周围卡座吧台传来阵阵小声交谈声,只有角落里的许见说不出话,大脑一片空白,目光落在升降台上的do身上,仅仅是站在那,都能感受到他周围散发出的压迫感和威严感,下一瞬,do偏头扫视台下一圈,最后与许见对上视线。
许见:“……”
其实也说不上是对视,梧川先生的目光只在他身上落了一秒就移开视线了。而许见只觉得自己全身血ye凝固了,这副面具这套马制服就在几分钟前他才见过。
许见不用猜就知道自己的脸色很难看,他不清楚梧川先生有没有看到他或认出他,毕竟没有一个do能容忍一个人忤逆自己两次。
他在心里给自己打气,以前跟石智在一起的时候他就听过石智谈及过梧川,都说同性相斥,但当时他从石智嘴里听到的没有轻蔑和厌恶,而是崇尚。
他又像泄了气的气球一样瘫靠在座椅背上,面前的柠檬水都食之无味了。
等等,我带着面具他又看不见我的真实面貌,等走出这家酒吧谁还认识梧川先生,想着想着他突然小声笑出声,含着微笑重新看向台上。
“你们好,我是梧川,今天的第一场公开调教由我担任主动,为大家带来观赏性调教表演”台上的男人走至中央对众人微微颔首,他嗓音不着调,清冷磁性,声音不大压迫感却十足。

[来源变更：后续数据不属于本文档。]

@@ -35,7 +36,20 @@
 __device__ __forceinline__ int spectrum_slot(int k) { return k + 4 * (k >> 5); }
 constexpr int kHighBase = 256 + 4 * (256 >> 5);
 constexpr int kMagFloats = 560;
-constexpr int kWaveFloats = kPair * kExFloats + kMels * kTileStride + kWaveFrames;
+constexpr int kQuads = 5;
+constexpr int kPartSlots = 4;
+constexpr int kPartSpare = kMels * kPartSlots;
+constexpr int kPartFloats = kPartSpare + 64;
+constexpr int kWaveFloats =
+    kPair * kExFloats + kMels * kTileStride + kWaveFrames + kPartFloats;
+static_assert(kWaveFloats % 4 == 0 && (kWaveFloats - kPartFloats) % 4 == 0,
+              "the partial slots are read 16 bytes at a time");
+constexpr int kPlanRead = 0;
+constexpr int kPlanWrite = kPlanRead + kQuads * 64;
+constexpr int kPlanWeight = kPlanWrite + kQuads * 64;
+constexpr int kPlanRestart = kPlanWeight + 4 * kQuads * 64;
+constexpr int kPlanTail = kPlanRestart + 64;
+constexpr int kPlanSize = kPlanTail + 64;
 constexpr int kRunA = 24;
 constexpr int kRunB = 12;
 
@@ -237,14 +251,15 @@
     }
 }
 
-template <int MODE, bool PCM>
+template <int MODE, bool PCM, bool QUADS>
 __global__ __launch_bounds__(256)
 __attribute__((amdgpu_waves_per_eu(kWavesPerSimd, kWavesPerSimd))) void frontend_kernel(
     const void* __restrict__ audio, const int64_t* __restrict__ seg,
     const int32_t* __restrict__ tiles, const float* __restrict__ table,
     const int32_t* __restrict__ mel_start, const int32_t* __restrict__ mel_count,
     const int32_t* __restrict__ mel_offset, const float* __restrict__ mel_values,
-    int mel_nnz, float* __restrict__ out, int64_t ld, int mel_row, int loud_row,
+    int mel_nnz, const uint32_t* __restrict__ mel_plan, float* __restrict__ out, int64_t ld,
+    int mel_row, int loud_row,
     float* __restrict__ seg_peak, const float* __restrict__ a_weights,
     int normalize, int n_tiles) {
     constexpr bool kMel = MODE == 0 || MODE == 2;
@@ -260,6 +275,7 @@
     float* exchange = mine;
     float* tile = exchange + kPair * kExFloats;
     float* loud_tile = tile + kMels * kTileStride;
+    float* parts = loud_tile + kWaveFrames;
     float* weights = lds + 4 * kWaveFloats;
 
     if (kLoud) {
@@ -294,7 +310,27 @@
 
     float weight_a[kRunA], weight_b[kRunB];
     int start_a = 0, start_b = 0;
-    if (kMel) {
+    float quad_weight[4 * kQuads];
+    int quad_read[kQuads], quad_write[kQuads];
+    uint64_t quad_restart[kQuads];
+    bool zero_tail = true;
+    if (kMel && QUADS) {
+        zero_tail = __builtin_amdgcn_readfirstlane(static_cast<int>(mel_plan[kPlanTail])) != 0;
+        const uint32_t restarts = mel_plan[kPlanRestart + lane];
+#pragma unroll
+        for (int j = 0; j < kQuads; ++j) {
+            quad_read[j] = static_cast<int>(mel_plan[kPlanRead + 64 * j + lane]);
+            quad_write[j] = static_cast<int>(mel_plan[kPlanWrite + 64 * j + lane]);
+            quad_restart[j] = __builtin_amdgcn_ballot_w64(((restarts >> j) & 1u) != 0);
+#pragma unroll
+            for (int i = 0; i < 4; ++i)
+                quad_weight[4 * j + i] =
+                    __uint_as_float(mel_plan[kPlanWeight + 64 * (4 * j + i) + lane]);
+        }
+#pragma unroll
+        for (int index = lane; index < kPartFloats; index += 64) parts[index] = 0.f;
+        frontend_fence();
+    } else if (kMel) {
         const int first_a = mel_start[lane];
         const int count_a = mel_count[lane];
         const int offset_a = mel_offset[lane];
@@ -483,11 +519,46 @@
                     mag[bin_of(j)] = __builtin_amdgcn_sqrtf(power[f][j] + (1e-6f - kPowerFloor));
                 if (lane == 0)
                     mag[256] = __builtin_amdgcn_sqrtf(power[f][8] + (1e-6f - kPowerFloor));
-                if (lane < kMagFloats - kBins) mag[kBins + lane] = 0.f;
+                if (zero_tail && lane < kMagFloats - kBins) mag[kBins + lane] = 0.f;
             }
             frontend_fence();
 #pragma unroll
-            for (int f = 0; f < kPair; ++f) {
+            for (int f = 0; f < (QUADS ? kPair : 0); ++f) {
+                const float* mag = exchange + f * kExFloats;
+                const int column = min(local + f, valid - 1);
+                float acc = 0.f;
+                float4 four[kQuads];
+#pragma unroll
+                for (int j = 0; j < kQuads; ++j)
+                    four[j] = *reinterpret_cast<const float4*>(mag + quad_read[j]);
+#pragma unroll
+                for (int j = 0; j < kQuads; ++j) {
+                    if (j)
+                        asm("v_cndmask_b32_e64 %0, %1, 0, %2"
+                            : "=v"(acc) : "v"(acc), "s"(quad_restart[j]));
+                    acc = fmaf(quad_weight[4 * j], four[j].x, acc);
+                    acc = fmaf(quad_weight[4 * j + 1], four[j].y, acc);
+                    acc = fmaf(quad_weight[4 * j + 2], four[j].z, acc);
+                    acc = fmaf(quad_weight[4 * j + 3], four[j].w, acc);
+                    parts[quad_write[j]] = acc;
+                }
+                frontend_fence();
+#pragma unroll
+                for (int pass = 0; pass < 2; ++pass) {
+                    const int m = 64 * pass + lane;
+                    if (m < kMels) {
+                        const float4 slot =
+                            *reinterpret_cast<const float4*>(parts + kPartSlots * m);
+                        const float sum = ((slot.x + slot.y) + slot.z) + slot.w;
+                        float value = kLn2 * __builtin_amdgcn_logf(fmaxf(sum, 1e-5f));
+                        if (normalize) value = fmaf(value, 0.1f, 1.f);
+                        tile[m * kTileStride + column] = value;
+                    }
+                }
+                frontend_fence();
+            }
+#pragma unroll
+            for (int f = 0; f < (QUADS ? 0 : kPair); ++f) {
                 const float* mag = exchange + f * kExFloats;
                 const int column = min(local + f, valid - 1);
                 float acc = 0.f;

话罢,梧川从大腿根侧取下那柄马鞭,马鞭长十几米,犹如黑蛇,最细的地方有小拇指细。嗖地,男人手一挥,鞭子在空中划开一道缝隙,又快又狠落在刑架台旁的地面上,沉闷巨大的声音炸开。
梧川走向刑架台前站立,隔着皮质手套扶上男人的头顶,随意地抽插几下,感觉到手中的发丝有些chao后他将手放下,身子凑过去在男人耳边说:“tato,放松别紧张,请你放心地把自己的身体交给我,这样的调教游戏我们以前也玩过不是吗?”
tato闻言紧绷的肌rou明显放松下来,他看不见只能凭声音来判断梧川的位置,他侧过头深吸一口气,说:“是的,先生”
梧川用没拿鞭子的那只手放在他的胸膛,再一点点抚摸,安抚片刻后,食指和中指突然弯曲夹住他胸前的淡粉色茱萸,悠然道:“接下来的调教内容我能保证一定在你接受的范围里,tato,还记得安全词吗?”
“记得先生,是八月”
“好孩子”梧川收回手退后,用所有人都能听见的声音说:“奴隶,现在我要用鞭子抽打你十下,要求报数明白吗?”
tato抬起头,顺着声音看向梧川,声音真诚答:“我明白了,先生”
梧川不再说话,象征性甩甩鞭头。
嗖啪——
鞭子被高高甩起抽向那具赤裸的身体,白皙的皮肤上瞬间出现一条从右肩到左胯骨的深红色鞭痕,连同右胸前的茱萸颜色也加深了一个度。
台下的许见倒吸一口气,觉得自己胸前的位置也被抽了一鞭,隐隐发痒,这种感觉很微妙,有些期待又有些紧张。